我确信的是，使用享元对象不应该被随意否定。它们为您提供了面向对象样式的优势，而无需花费大量对象。如果你发现自己正在创建一个 enum 并在其上执行大量 switch，请考虑此模式。如果您担心性能，至少在将代码更改为更难维护的样式之前先进行分析。

See Also  另请参阅

• In the tile example, we just eagerly created an instance for each terrain type and stored it in World. That made it easy to find and reuse the shared instances. In many cases, though, you won’t want to create all of the flyweights up front.
  在瓦片示例中，我们只是急切地为每种地形类型创建一个实例并将其存储在 World 中。这使得查找和重用共享实例变得容易。但是，在许多情况下，您不希望预先创建所有轻量级。

  If you can’t predict which ones you actually need, it’s better to create them on demand. To get the advantage of sharing, when you request one, you first see if you’ve already created an identical one. If so, you just return that instance.
  如果您无法预测您实际需要哪些，最好按需创建它们。要获得共享的优势，当您请求共享时，您首先要查看是否已经创建了相同的共享。如果是这样，您只需返回该实例。

  This usually means that you have to encapsulate construction behind some interface that can first look for an existing object. Hiding a constructor like this is an example of the Factory Method pattern.
  这通常意味着您必须将构造封装在一些可以首先查找现有对象的接口后面。像这样隐藏构造函数是 Factory Method 模式的一个示例。

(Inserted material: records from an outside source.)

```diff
@@ -203,14 +214,22 @@
         };
         auto drain = [&](int hh, bool live) {
             flush_out();
+            const bool tail_half = PARTS == 1 && (hh + 1) * C::HS > t0;
+            const bool tail_row = hh * C::HS + cr >= t0;
             pptr = p.out + ((int64_t)g * NC + hh * C::HS + cr) * (int64_t)p.ldo + cs * NPL;
             const uint32_t a0 = acc_off + (uint32_t)((((hh & 1) * C::HS + cr) * N + cs * NPL) * 4);
             int top = gtop;
 #pragma unroll
             for (int q4 = 0; q4 < NPL / 4; q4++) {
                 f32x4 v = f32x4{0.f, 0.f, 0.f, 0.f};
-                if (live) {
-                    const f32x4 raw = *(const f32x4*)(lds + a0 + q4 * 16);
+                if (live || tail_half) {
+                    f32x4 raw = f32x4{-INFINITY, -INFINITY, -INFINITY, -INFINITY};
+                    if (live) raw = *(const f32x4*)(lds + a0 + q4 * 16);
+                    if (tail_half) {
+                        const f32x4 xr = *(const f32x4*)(lds + x_off + (uint32_t)(cs * NPL * 4 + q4 * 16));
+#pragma unroll
+                        for (int e = 0; e < 4; e++) raw[e] = tail_row ? fmaxf(raw[e], xr[e]) : raw[e];
+                    }
                     const f32x4 bq = *(const f32x4*)(lds + bias_off + q4 * 16);
 #pragma unroll
                     for (int e = 0; e < 4; e++) {
@@ -294,7 +313,7 @@
                 pv = f32x4{p0[0], p0[1], p1[0], p1[1]};
                 cv = *(const f32x4*)(lds + cen_off + dl * 32u + (uint32_t)(h * 16));
             }
-            *(uint16_t*)(lds + dst_off + rr * 2) = (uint16_t)(dl * (uint32_t)(N * 4));
+            *(uint16_t*)(lds + dst_off + rr * 2) = (uint16_t)((PARTS == 1 && d == t0x ? (uint32_t)C::GS : dl) * (uint32_t)(N * 4));
             uint32_t xh[2], xl[2];
             split2(pv[0] - cv[0], pv[1] - cv[1], xh[0], xl[0]);
             split2(pv[2] - cv[2], pv[3] - cv[3], xh[1], xl[1]);
@@ -376,6 +395,12 @@
 
 }
 
+bool sa_points_whole_objects(int64_t n_obj) {
+    int tr, n_wg;
+    sa_points_launch_shape(n_obj, &tr, &n_wg);
+    return n_obj * 2 > (int64_t)n_wg * kPtsWaves;
+}
+
 bool sa_points_selected(int H, int Cout, const SaParams& p) {
     return H == 32 && Cout == 64 && p.W_x3 != nullptr && p.wp != nullptr && p.w1 != nullptr;
 }
@@ -390,7 +415,7 @@
 }
 
 int launch_sa_points(int H, int Cout, const SaParams& p, hipStream_t st) {
-    if (!(H == 32 && Cout == 64 && p.n_cent == 128 && p.n_dense == 256 && p.wp && p.W_x3 && p.w1 && p.b1 && p.feat_src && p.pos_src &&
+    if (!(H == 32 && Cout == 64 && p.n_cent == 128 && p.n_dense == 256 && p.wp && p.W_x3 && p.w1 && p.b1 && p.feat_src && p.pos_src && p.fps_idx &&
           p.ld_pos == 3 && p.pos_col0 == 0)) {
         set_error("sa_points: built for SA level 1 (6 -> 32 -> 64, 128 centroids of 256 points [xyz] + [rgb], f16x3)");
         return T2P_E_UNSUPPORTED;
@@ -407,7 +432,7 @@
     sa_points_launch_shape(p.n_obj, &tr, &n_wg);
     if (!p.balanced) T2P_TRY(launch_sa_balance(p, tr, n_wg, st));
     ProfScope ps_("ws_edge_sa_k32_n64", st);
-    const bool parts = p.n_obj * 2 <= (int64_t)n_wg * kPtsWaves;
+    const bool parts = !sa_points_whole_objects(p.n_obj);
     T2P_REPEAT(ps_) hipLaunchKernelGGL(parts ? kern_parts : kern, dim3(n_wg), dim3(C::NT), C::lds_bytes(), st, p);
     T2P_CHECK_LAUNCH("sa_points");
     return 0;
diff --git a/text2pos-cvpr2022_amd/csrc/sample_group.hip b/text2pos-cvpr2022_amd/csrc/sample_group.hip
--- a/text2pos-cvpr2022_amd/csrc/sample_group.hip
+++ b/text2pos-cvpr2022_amd/csrc/sample_group.hip
@@ -134,7 +134,7 @@
 template <int PPL, bool SHARE = false>
 __device__ void level_fast(const float* px, const float* py, const float* pz, int n_c, float r2, uint8_t* sel, float* qx,
                            float* qy, float* qz, uint16_t* __restrict__ rows_out, int self_loops, int* n_rows_out,
-                           int tail_code = 0) {
+                           int share = 0, int tail_code = -1) {
     const int lane = threadIdx.x;
     const int i0 = lane * PPL;
     float x[PPL], y[PPL], z[PPL];
@@ -148,7 +148,6 @@
     }
     int cur = 0;
     int base = 0;
-    [[maybe_unused]] bool tail_open = false;
     for (int c = 0; c < n_c; c++) {
         const float cx = px[cur], cy = py[cur], cz = pz[cur];
         if (lane == 0) {
@@ -158,15 +157,7 @@
             qz[c] = cz;
         }
         bool tail = false;
-        if constexpr (SHARE) {
-            tail = c > 0 && cur == 0;
-            if (tail && tail_open) {
-                if (self_loops && lane == 0) rows_out[(uint32_t)base] = (uint16_t)(((c | 0x80) << 8) | c);
-                base += self_loops ? 1 : 0;
-                continue;
-            }
-            tail_open = tail;
-        }
+        if constexpr (SHARE) tail = share && c > 0 && cur == 0;
         float d[PPL];
         unsigned long long m[PPL];
         if constexpr (T2P_FPS_PK && PPL % 2 == 0) {
@@ -201,7 +192,7 @@
             lower = __builtin_amdgcn_mbcnt_hi((uint32_t)(m[j] >> 32), __builtin_amdgcn_mbcnt_lo((uint32_t)m[j], lower));
             count += __popcll(m[j]);
         }
-        const uint32_t tag = (uint32_t)(tail ? tail_code : c) << 8;
+        const uint32_t tag = (uint32_t)(tail && tail_code >= 0 ? tail_code : c) << 8;
         char* const rows_b = (char*)rows_out;
         if (count <= kMaxNbr) {
             uint32_t off = 2u * (uint32_t)(base + lower);
@@ -223,6 +214,19 @@
         const int kept = count < kMaxNbr ? count : kMaxNbr;
         if (self_loops && lane == 0) rows_out[(uint32_t)(base + kept)] = (uint16_t)(((c | 0x80) << 8) | c);
         base += kept + (self_loops ? 1 : 0);
+        if constexpr (SHARE) {
+            if (tail) {
+                for (int cc = c + 1 + lane; cc < n_c; cc += 64) {
+                    sel[cc] = 0;
+                    qx[cc] = cx;
+                    qy[cc] = cy;
+                    qz[cc] = cz;
+                    if (self_loops) rows_out[(uint32_t)(base + cc - (c + 1))] = (uint16_t)(((cc | 0x80) << 8) | cc);
+                }
+                base += self_loops ? n_c - (c + 1) : 0;
+                break;
+            }
+        }
         if (c + 1 < n_c) {
             uint32_t bd = mind[0];
 #pragma unroll
@@ -355,14 +359,11 @@
             uint16_t* g_rows16 = gt.rows[l] ? gt.rows[l] + o * (int64_t)(n_c * (kMaxNbr + 1)) : nullptr;
             if constexpr (FAST) {
                 if (l == 0)
-                    level_fast<4>(pin[l][0], pin[l][1], pin[l][2], n_c, rr[l], sel_lds, pin[l + 1][0], pin[l + 1][1],
-                                  pin[l + 1][2], g_rows16, gt.self_loops, &n_rows);
-                else if (l == 1 && gt.share_tail[1])
+                    level_fast<4, true>(pin[l][0], pin[l][1], pin[l][2], n_c, rr[l], sel_lds, pin[l + 1][0], pin[l + 1][1],
+                                        pin[l + 1][2], g_rows16, gt.self_loops, &n_rows, gt.share_tail[0], -1);
+                else if (l == 1)
                     level_fast<2, true>(pin[l][0], pin[l][1], pin[l][2], n_c, rr[l], sel_lds, pin[l + 1][0], pin[l + 1][1],
-                                        pin[l + 1][2], g_rows16, gt.self_loops, &n_rows, kSaTailCode);
-                else if (l == 1)
-                    level_fast<2>(pin[l][0], pin[l][1], pin[l][2], n_c, rr[l], sel_lds, pin[l + 1][0], pin[l + 1][1],
-                                  pin[l + 1][2], g_rows16, gt.self_loops, &n_rows);
+                                        pin[l + 1][2], g_rows16, gt.self_loops, &n_rows, gt.share_tail[1], kSaTailCode);
                 else
                     level_fast<1>(pin[l][0], pin[l][1], pin[l][2], n_c, rr[l], sel_lds, pin[l + 1][0], pin[l + 1][1],
                                   pin[l + 1][2], g_rows16, gt.self_loops, &n_rows);
diff --git a/text2pos-cvpr2022_amd/csrc/t2p_common.h b/text2pos-cvpr2022_amd/csrc/t2p_common.h
--- a/text2pos-cvpr2022_amd/csrc/t2p_common.h
+++ b/text2pos-cvpr2022_amd/csrc/t2p_common.h
@@ -269,13 +269,17 @@
 int launch_sa_rows(int H, int C, const SaParams& p, hipStream_t st);
 int sa_rows_launch_shape(int64_t n_obj, int* tile_rows, int* n_wg);
 bool sa_points_selected(int H, int C, const SaParams& p);
+bool sa_points_whole_objects(int64_t n_obj);
 int launch_sa_points(int H, int C, const SaParams& p, hipStream_t st);
 int sa_points_launch_shape(int64_t n_obj, int* tile_rows, int* n_wg);
 bool sa3_selected(int H, int C, const SaParams& p);
 int launch_sa3(const SaParams& p, hipStream_t st);
 int sa3_launch_shape(int64_t n_obj, int* tile_rows, int* n_wg);
 inline bool sa_shares_tail_rows(int l, int H, int C, const SaParams& p, int n_pts, int tuning) {
-    return l == 1 && n_pts == 256 && !(tuning & 4) && p.n_dense == 128 && p.n_cent == 64 && sa_rows_selected(H, C, p);
+    if (n_pts != 256) return false;
+    if (l == 0)
+        return !(tuning & 8) && p.n_dense == 256 && p.n_cent == 128 && sa_points_selected(H, C, p) && sa_points_whole_objects(p.n_obj);
+    return l == 1 && !(tuning & 4) && p.n_dense == 128 && p.n_cent == 64 && sa_rows_selected(H, C, p);
 }
 int launch_sa_balance_levels(const SaParams p[3], const int H[3], const int C[3], hipStream_t st);
 
```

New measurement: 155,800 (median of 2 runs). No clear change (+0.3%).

• In order to return a previously created flyweight, you’ll have to keep track of the pool of ones that you’ve already instantiated. As the name implies, that means that an object pool might be a helpful place to store them.
  为了返回之前创建的享元，您必须跟踪已实例化的享元池。顾名思义，这意味着对象池可能是存储它们的有用位置。

• When you’re using the State pattern, you often have “state” objects that don’t have any fields specific to the machine that the state is being used in. The state’s identity and methods are enough to be useful. In that case, you can apply this pattern and reuse that same state instance in multiple state machines at the same time without any problems.
  当您使用 State 模式中，您经常会遇到没有任何特定字段的 “state” 对象 添加到正在使用该状态的计算机中。该州的 身份和方法就足够有用了。在这种情况下，您可以申请 this 模式，并在多个状态机中重用同一 state 实例 同时没有任何问题。